Cacio e Pepe Pasta

Recipe by Chef Michael Dimmer, Marble + Rye


  • 2 tbsp. extra virgin olive oil
  • 2 tbsp. vegetable oil (or neutral oil of your choosing)
  • 2 oz. fresh garlic, minced
  • ½ cup grated pecorino Romano
  • 2 tbsp. unsalted butter, cold
  • Salt and fresh-ground black pepper
  • ¼ cup reserved pasta water

Homemade pasta

  • 113 grams ‘00’ flour
  • 36 grams durum semolina flour
  • 6 egg yolks
  • 2 tsp. extra virgin olive oil
  • 2 tbsp. water


Step 1: Make the pasta

Mix flours together and add eggs. Once incorporated, add water and extra virgin olive oil. The dough will seem dry and shaggy, but that’s what you want at this point.

Knead the dough for a minimum of 10 minutes. The flour will begin to hydrate, and the dough will become soft. Once you can poke the dough with your finger and the impression holds, stop kneading, cover with a towel and let rest for 30-60 minutes.

Step 2: Roll out the noodles

Once it’s rested, cut dough ball into quarters and roll out as thin as possible.

If you have a pasta press/cutter or a Cuisinart pasta attachment, now is the time to get it out. If not, simply use a rolling pin.

Once dough is desired flatness, roll the sheet up and cut from right to left. This will be the width of your pasta, so if you like pappardelle, cut pieces about 1 inch thick, ½ inch thick for fettucine, and so on.

Set aside when finished. If not cooking immediately, flour pasta and refrigerate.

Step 3: Cook the pasta

Bring a pot of salted water to a boil. The industry trope is “as salty as the sea” because this is the only chance you’ll get to season your noodles—add more salt than you think necessary!
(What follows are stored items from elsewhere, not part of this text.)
# jimsnow/glome

Hardware: AMD Instinct MI355X
Metric: Mrays/sec + fps at 1920x1080 primary+shadow; 1/2/4/8 MI355X (higher is better)
Workload: dtype f32; 1 GPU; S3: 100,352-triangle heightfield under bih (BASELINE configs[2]), 1 light, primary + shadow rays, maxdepth 1; width=1920, height=1080, sampling=renderTile, 1 primary ray/pixel, launches_in_flight=4, frames_per_launch=32, transport=none (one GPU), frame_product=packed 0x00RRGGBB framebuffer (trace + blitTile fused, 4 B/pixel), bih_build=device (glome_sb_bih_dev / glome_sb_mesh_dev) for lists of 4096+ objects, device_bytes=14337708

## Files before the change

glome_amd/csrc/cull_kernels.hpp:

```cpp
#pragma once
#include <hip/hip_runtime.h>

#include "kernel_launch.hpp"
#include "rt_device.hpp"
#include "tiles.hpp"

constexpr int kCullThreads = 512;
constexpr int kCullWaves = kCullThreads / 64;
constexpr int kCullProbeLane = 36;
constexpr int kScanChunks = 1024, kScanPerThread = kScanChunks / kCullThreads, kScanPerWave = kScanChunks / kCullWaves;
static_assert(kCullThreads % 64 == 0 && kScanPerThread * kCullThreads == kScanChunks && kQueueChunk == 64, "a chunk's live mask is one 64-bit word, a lane per position");

__device__ __forceinline__ void chunk_position(const DRenderArgs& A, uint32_t g, uint32_t& frame, uint32_t& first) {
  frame = 0;
  if (A.chunks_per_frame) {
    const uint32_t nf = (uint32_t)A.nframes, q = g / nf;
    frame = g - q * nf;
    g = q;
  }
  first = g * kQueueChunk;
}

__device__ __forceinline__ DItem ld_item(const DItem* p, uint32_t i) {
#if defined(__HIP_DEVICE_COMPILE__)
  return as_global(p)[i];
#else
  return p[i];
#endif
}

__device__ __forceinline__ bool lane_enters(const DScene& S, const Ray& r, bool valid) {
  bool in = false;
  for (uint32_t e = 0; e < S.n_entries; e++) {
    const U4 w = ld_walk_u(S.walk, e);
    if (w.x & RF_NOVIS) continue;
    const F4 h0 = ld4u(S.bihhdr, 3 * w.y), h1 = ld4u(S.bihhdr, 3 * w.y + 1);
    if (uni(as_u(h0.w)) & BREF_LEAF) return true;
    float nearv, farv;
    bih_root_interval(r, h0, h1, kInf, nearv, farv);
    bih_clip_root_at_origin(nearv);
    in = in || bih_root_enters(valid, nearv, farv);
  }
  return in;
}
__device__ __forceinline__ bool item_live(const DScene& S, const Ray& r, bool valid) { return wave_ballot(lane_enters(S, r, valid)) != 0; }

__global__ void __launch_bounds__(kCullThreads) k_cull_items(DRenderArgs, uint32_t* list, uint32_t* masks, uint32_t nchunks) {
  const DRenderArgs& A = kernel_args<DRenderArgs>();
  __shared__ uint32_t s_bits[2], s_todo[2], s_last, s_wave[kCullWaves];
  const uint32_t tid = threadIdx.x, lane = tid & 63u, wave = uni(tid >> 6), g = blockIdx.x;
  uint32_t frame, first;
  chunk_position(A, g, frame, first);
  const uint32_t npos = min((uint32_t)kQueueChunk, A.total_waves - first);
  const DCamera cam = frame == 0 ? A.cam : A.more_cams[frame - 1];

  if (wave == 0) {
    const bool pos = lane < npos;
    const DItem it = ld_item(A.items, first + (pos ? lane : 0u));
    int px = 0, py = 0;
    size_t dense_off = 0;
    if (!item_pixel(it, A.tiles, kCullProbeLane, px, py, dense_off)) (void)item_pixel(it, A.tiles, 0, px, py, dense_off);
    const Ray ray = primary_ray(cam, ldf(A.xc_tab, (uint32_t)px), ldf(A.yc_tab, (uint32_t)py));
    const LaneMask proven = wave_ballot(pos && lane_enters(A.S, ray, pos));
    const LaneMask todo = wave_ballot(pos) & ~proven;
    if (lane == 0) {
      s_bits[0] = (uint32_t)proven; s_bits[1] = (uint32_t)(proven >> 32);
      s_todo[0] = (uint32_t)todo; s_todo[1] = (uint32_t)(todo >> 32);
    }
  }
  __syncthreads();

  const LaneMask todo = (LaneMask)uni(s_todo[0]) | ((LaneMask)uni(s_todo[1]) << 32);
  LaneMask mine = wave_ballot(((todo >> lane) & 1ull) != 0 && (uint32_t)__builtin_popcountll(todo & ((1ull << lane) - 1ull)) % (uint32_t)kCullWaves == wave);
  LaneMask found = 0;
  uint32_t dead_px = 0;
  for (; mine; mine &= mine - 1ull) {
    const uint32_t j = (uint32_t)__builtin_ctzll(mine);
    const DItem it = ld_item_u(A.items, first + j);
    int px = 0, py = 0;
    size_t dense_off = 0;
    const bool valid = item_pixel(it, A.tiles, (int)lane, px, py, dense_off);
    const float xc = ldf(A.xc_tab, valid ? (uint32_t)px : 0u), yc = ldf(A.yc_tab, valid ? (uint32_t)py : 0u);
    const Ray ray = primary_ray(cam, xc, yc);
    if (item_live(A.S, ray, valid)) {
      found |= 1ull << j;
    } else {
      dead_px += (uint32_t)__builtin_popcountll(wave_ballot(valid));
      float depth = kInf;
      asm volatile("" : "+v"(depth));
      if (valid) store_pixel(A, frame, px, py, dense_off, ca(0, 0, 0, 0), depth);
    }
  }
  if (found && lane == 0) {
    if ((uint32_t)found) atomicOr(&s_bits[0], (uint32_t)found);
    if ((uint32_t)(found >> 32)) atomicOr(&s_bits[1], (uint32_t)(found >> 32));
  }
  if (A.want_counters && dead_px && lane == 0) atomicAdd(&A.counters->rays_primary, (unsigned long long)dead_px);
  __syncthreads();
  if (tid == 0) {
    __hip_atomic_store(&masks[2 * g], s_bits[0], __ATOMIC_RELAXED, __HIP_MEMORY_SCOPE_AGENT);
    __hip_atomic_store(&masks[2 * g + 1], s_bits[1], __ATOMIC_RELAXED, __HIP_MEMORY_SCOPE_AGENT);
    asm volatile("s_waitcnt vmcnt(0)" ::: "memory");
    s_last = atomicAdd(&A.counters->cull_done, 1u) == nchunks - 1u ? 1u : 0u;
  }
  __syncthreads();
  if (!s_last) return;

  uint32_t running = 0;
  for (uint32_t base = 0; base < nchunks; base += (uint32_t)kScanChunks) {
    uint32_t lo[kScanPerThread], hi[kScanPerThread], cnt = 0;
#pragma unroll
    for (int p = 0; p < kScanPerThread; p++) {
      const uint32_t c = base + tid * (uint32_t)kScanPerThread + (uint32_t)p;
      lo[p] = 0; hi[p] = 0;
      if (c < nchunks) {
        lo[p] = __hip_atomic_load(&masks[2 * c], __ATOMIC_RELAXED, __HIP_MEMORY_SCOPE_AGENT);
        hi[p] = __hip_atomic_load(&masks[2 * c + 1], __ATOMIC_RELAXED, __HIP_MEMORY_SCOPE_AGENT);
      }
      cnt += (uint32_t)__builtin_popcount(lo[p]) + (uint32_t)__builtin_popcount(hi[p]);
    }
    uint32_t incl = cnt;
    for (int o = 1; o < 64; o <<= 1) { const uint32_t v = __shfl_up(incl, o, 64); if ((int)lane >= o) incl += v; }
    if (lane == 63) s_wave[wave] = incl;
    __syncthreads();
    uint32_t before = 0, total = 0;
    for (uint32_t w = 0; w < (uint32_t)kCullWaves; w++) { const uint32_t v = s_wave[w]; total += v; if (w < wave) before += v; }
    uint32_t off[kScanPerThread];
    off[0] = running + before + incl - cnt;
#pragma unroll
    for (int p = 1; p < kScanPerThread; p++) off[p] = off[p - 1] + (uint32_t)__builtin_popcount(lo[p - 1]) + (uint32_t)__builtin_popcount(hi[p - 1]);
    uint32_t ck = base + wave * (uint32_t)kScanPerWave, cframe = 0, cfirst = 0;
    if (ck < nchunks) chunk_position(A, ck, cframe, cfirst);
    cframe = uni(cframe); cfirst = uni(cfirst);
    for (uint32_t l = 0; l < 64u && ck < nchunks; l++) {
#pragma unroll
      for (int p = 0; p < kScanPerThread; p++, ck++) {
        const unsigned long long m = (unsigned long long)(uint32_t)__builtin_amdgcn_readlane((int)lo[p], (int)l) | ((unsigned long long)(uint32_t)__builtin_amdgcn_readlane((int)hi[p], (int)l) << 32);
        if (m != 0) {
          const uint32_t o = (uint32_t)__builtin_amdgcn_readlane((int)off[p], (int)l);
          if ((m >> lane) & 1ull) list[o + (uint32_t)__builtin_popcountll(m & ((1ull << lane) - 1ull))] = (cframe << kListFrameShift) | (cfirst + lane);
        }
        if (A.chunks_per_frame && ++cframe != (uint32_t)A.nframes) continue;
        cframe = 0; cfirst += kQueueChunk;
      }
    }
    running += total;
    __syncthreads();
  }
  if (tid == 0) {
    __hip_atomic_store(&A.counters->list_len, running, __ATOMIC_RELAXED, __HIP_MEMORY_SCOPE_AGENT);
    __hip_atomic_store(&A.counters->cull_done, 0u, __ATOMIC_RELAXED, __HIP_MEMORY_SCOPE_AGENT);
  }
}
```

Measured before the change: 36280 Mrays/s.

## Add conservative interval test to prove whole cull items miss the scene

Adds a per-item interval-arithmetic test that bounds the ray directions over a tile's pixel rectangle and checks them against each BIH root box, with ulp widening to stay conservative. Items proven dead skip the per-lane ray test and are blanked directly, with all 64 pixels assumed valid. This is meant to cut the per-lane ray tests in the cull kernel for empty regions, at the cost of extra interval math in wave 0. If few items are provably dead, that extra math adds overhead.

Result: no change. 36330 Mrays/s, median of 6 (+0.1%).

```diff
diff --git a/glome_amd/csrc/cull_interval.hpp b/glome_amd/csrc/cull_interval.hpp
--- /dev/null
+++ b/glome_amd/csrc/cull_interval.hpp
@@ -0,0 +1,80 @@
+#pragma once
+#include <cfloat>
+#include <cstdint>
+
+#include "rt_device.hpp"
+
+namespace glome {
+
+constexpr int kWiden = 16;
+
+GD float cull_step(float x, int n) {
+  const uint32_t b = as_u(x);
+  int32_t key = (b & 0x80000000u) ? -(int32_t)(b & 0x7fffffffu) : (int32_t)b;
+  key += n;
+  return as_f(key < 0 ? (0x80000000u | (uint32_t)(-key)) : (uint32_t)key);
+}
+GD bool cull_finite(float x) { return (as_u(x) & 0x7f800000u) != 0x7f800000u; }
+GD float cull_min(float a, float b) { return a < b ? a : b; }
+GD float cull_max(float a, float b) { return a > b ? a : b; }
+GD float cull_abs(float a) { return as_f(as_u(a) & 0x7fffffffu); }
+GD float cull_len2(float x, float y, float z) { return (x * x) + (y * y) + (z * z); }
+
+GD void cull_dir_bounds(float fwd, float right, float up, float xc_lo, float xc_hi, float yc_lo, float yc_hi, float& u_lo, float& u_hi) {
+  const float a0 = right * (-xc_lo), a1 = right * (-xc_hi), b0 = up * yc_lo, b1 = up * yc_hi;
+  u_lo = fwd + cull_min(a0, a1) + cull_min(b0, b1);
+  u_hi = fwd + cull_max(a0, a1) + cull_max(b0, b1);
+}
+
+GD bool cull_axis(float u_lo, float u_hi, float inv_lo, float inv_hi, float o, float lo, float hi, float& in_lb, float& out_ub) {
+  float d_lo, d_hi;
+  if (u_lo > 0) { d_lo = u_lo * inv_lo; d_hi = u_hi * inv_hi; }
+  else if (u_hi < 0) { d_lo = u_lo * inv_hi; d_hi = u_hi * inv_lo; }
+  else return false;
+  const bool pos = d_lo > 0;
+  if (!pos && !(d_hi < 0)) return false;
+  const float r_lo = cull_step(dir_rcp(d_hi), -kWiden), r_hi = cull_step(dir_rcp(d_lo), kWiden);
+  if (!cull_finite(r_lo) || !cull_finite(r_hi) || !(pos ? r_lo > 0 : r_hi < 0)) return false;
+  const float p_in = (pos ? lo : hi) - o, p_out = (pos ? hi : lo) - o;
+  in_lb = cull_min(p_in * r_lo, p_in * r_hi);
+  out_ub = cull_max(p_out * r_lo, p_out * r_hi);
+  return cull_finite(in_lb) && cull_finite(out_ub);
+}
+
+GD bool item_certainly_dead(const DScene& S, const DCamera& cam, float xc_lo, float xc_hi, float yc_lo, float yc_hi) {
+  float u_lo[3], u_hi[3], m[3], M[3];
+#pragma unroll
+  for (int k = 0; k < 3; k++) {
+    cull_dir_bounds(cam.fwd[k], cam.right[k], cam.up[k], xc_lo, xc_hi, yc_lo, yc_hi, u_lo[k], u_hi[k]);
+    if (!cull_finite(u_lo[k]) || !cull_finite(u_hi[k])) return false;
+    const float al = cull_abs(u_lo[k]), ah = cull_abs(u_hi[k]);
+    M[k] = cull_max(al, ah);
+    m[k] = (u_lo[k] > 0 || u_hi[k] < 0) ? cull_min(al, ah) : 0.0f;
+  }
+  const float len2_lo = cull_len2(m[0], m[1], m[2]), len2_hi = cull_len2(M[0], M[1], M[2]);
+  if (!(len2_lo > 0) || !cull_finite(len2_hi)) return false;
+  const float inv_lo = cull_step(1.0f / sqrtf(len2_hi), -kWiden), inv_hi = cull_step(1.0f / sqrtf(len2_lo), kWiden);
+  if (!cull_finite(inv_lo) || !cull_finite(inv_hi) || !(inv_lo > 0)) return false;
+  for (uint32_t e = 0; e < S.n_entries; e++) {
+    const U4 w = ld_walk_u(S.walk, e);
+    if (w.x & RF_NOVIS) continue;
+    const F4 h0 = ld4u(S.bihhdr, 3 * w.y), h1 = ld4u(S.bihhdr, 3 * w.y + 1);
+    if (uni(as_u(h0.w)) & BREF_LEAF) return false;
+    float in_x, out_x, in_y, out_y, in_z, out_z;
+    if (!cull_axis(u_lo[0], u_hi[0], inv_lo, inv_hi, cam.pos[0], h0.x, h1.x, in_x, out_x)) return false;
+    if (!cull_axis(u_lo[1], u_hi[1], inv_lo, inv_hi, cam.pos[1], h0.y, h1.y, in_y, out_y)) return false;
+    if (!cull_axis(u_lo[2], u_hi[2], inv_lo, inv_hi, cam.pos[2], h0.z, h1.z, in_z, out_z)) return false;
+    const float near_lb = cull_max(-FLT_MIN, cull_max(in_x, cull_max(in_y, in_z)));
+    const float far_ub = cull_min(out_x, cull_min(out_y, out_z));
+    if (!(near_lb > far_ub)) return false;
+  }
+  return true;
+}
+
+GD bool item_certainly_dead(const DScene& S, const DCamera& cam, const DItem& it, const float* xc_tab, const float* yc_tab) {
+  if (it.pitch == kItemStrip) return false;
+  const float xa = ldf(xc_tab, it.x), xb = ldf(xc_tab, it.x + (uint32_t)kBlockW - 1u), ya = ldf(yc_tab, it.y), yb = ldf(yc_tab, it.y + (uint32_t)kBlockH - 1u);
+  return item_certainly_dead(S, cam, cull_min(xa, xb), cull_max(xa, xb), cull_min(ya, yb), cull_max(ya, yb));
+}
+
+}
diff --git a/glome_amd/csrc/cull_kernels.hpp b/glome_amd/csrc/cull_kernels.hpp
--- a/glome_amd/csrc/cull_kernels.hpp
+++ b/glome_amd/csrc/cull_kernels.hpp
@@ -1,6 +1,7 @@
 #pragma once
 #include <hip/hip_runtime.h>
 
+#include "cull_interval.hpp"
 #include "kernel_launch.hpp"
 #include "rt_device.hpp"
 #include "tiles.hpp"
@@ -47,7 +48,7 @@
 
 __global__ void __launch_bounds__(kCullThreads) k_cull_items(DRenderArgs, uint32_t* list, uint32_t* masks, uint32_t nchunks) {
   const DRenderArgs& A = kernel_args<DRenderArgs>();
-  __shared__ uint32_t s_bits[2], s_todo[2], s_last, s_wave[kCullWaves];
+  __shared__ uint32_t s_bits[2], s_todo[2], s_dead[2], s_last, s_wave[kCullWaves];
   const uint32_t tid = threadIdx.x, lane = tid & 63u, wave = uni(tid >> 6), g = blockIdx.x;
   uint32_t frame, first;
   chunk_position(A, g, frame, first);
@@ -62,18 +63,38 @@
     if (!item_pixel(it, A.tiles, kCullProbeLane, px, py, dense_off)) (void)item_pixel(it, A.tiles, 0, px, py, dense_off);
     const Ray ray = primary_ray(cam, ldf(A.xc_tab, (uint32_t)px), ldf(A.yc_tab, (uint32_t)py));
     const LaneMask proven = wave_ballot(pos && lane_enters(A.S, ray, pos));
-    const LaneMask todo = wave_ballot(pos) & ~proven;
+    const LaneMask open = wave_ballot(pos) & ~proven;
+    bool certain = false;
+    if (lane_of(open)) certain = item_certainly_dead(A.S, cam, it, A.xc_tab, A.yc_tab);
+    const LaneMask dead = wave_ballot(certain), todo = open & ~dead;
     if (lane == 0) {
       s_bits[0] = (uint32_t)proven; s_bits[1] = (uint32_t)(proven >> 32);
       s_todo[0] = (uint32_t)todo; s_todo[1] = (uint32_t)(todo >> 32);
+      s_dead[0] = (uint32_t)dead; s_dead[1] = (uint32_t)(dead >> 32);
     }
   }
   __syncthreads();
 
+  float blank_depth = kInf;
+  asm volatile("" : "+v"(blank_depth));
+  uint32_t dead_px = 0;
+
+  const LaneMask dead = (LaneMask)uni(s_dead[0]) | ((LaneMask)uni(s_dead[1]) << 32);
+  if (dead) {
+    LaneMask blank = wave_ballot(((dead >> lane) & 1ull) != 0 && (uint32_t)__builtin_popcountll(dead & ((1ull << lane) - 1ull)) % (uint32_t)kCullWaves == wave);
+    for (; blank; blank &= blank - 1ull) {
+      const DItem it = ld_item_u(A.items, first + (uint32_t)__builtin_ctzll(blank));
+      int px = 0, py = 0;
+      size_t dense_off = 0;
+      (void)item_pixel(it, A.tiles, (int)lane, px, py, dense_off);
+      store_pixel(A, frame, px, py, dense_off, ca(0, 0, 0, 0), blank_depth);
+      dead_px += 64u;
+    }
+  }
+
   const LaneMask todo = (LaneMask)uni(s_todo[0]) | ((LaneMask)uni(s_todo[1]) << 32);
   LaneMask mine = wave_ballot(((todo >> lane) & 1ull) != 0 && (uint32_t)__builtin_popcountll(todo & ((1ull << lane) - 1ull)) % (uint32_t)kCullWaves == wave);
   LaneMask found = 0;
-  uint32_t dead_px = 0;
   for (; mine; mine &= mine - 1ull) {
     const uint32_t j = (uint32_t)__builtin_ctzll(mine);
     const DItem it = ld_item_u(A.items, first + j);
@@ -86,9 +107,7 @@
       found |= 1ull << j;
     } else {
       dead_px += (uint32_t)__builtin_popcountll(wave_ballot(valid));
-      float depth = kInf;
-      asm volatile("" : "+v"(depth));
-      if (valid) store_pixel(A, frame, px, py, dense_off, ca(0, 0, 0, 0), depth);
+      if (valid) store_pixel(A, frame, px, py, dense_off, ca(0, 0, 0, 0), blank_depth);
     }
   }
   if (found && lane == 0) {
```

Once water is boiling, drop your pasta and cook for 30-60 seconds (fresh pasta cooks 10x faster than dried pasta, so keep an eye on it). Once your pasta is cooked through, strain it and set aside, remembering to reserve some of the water it cooked in (pasta water).

Step 4: Create the sauce and assemble!

In a saute pan over medium heat, add both the olive and neutral oil. Add garlic, black pepper and a pinch of salt.

Once the garlic is browned—it will only take about 1 minute, so watch closely—remove from heat and pour in your ¼ cup reserved pasta water. This will deglaze the pan and become the base of your sauce. The starches left over in the water will also help bind your sauce together.

Return to medium heat and once water is simmering, add most of your grated pecorino (reserving a few tablespoons for garnish). After cheese has dissolved, reduce heat to low and add in cold butter; it will slowly melt and emulsify into the sauce, allowing it to thicken.

Once butter is melted and the sauce is ready, add your cooked noodles and toss. Place in a serving bowl and top with remaining cheese and some extra black pepper. Enjoy!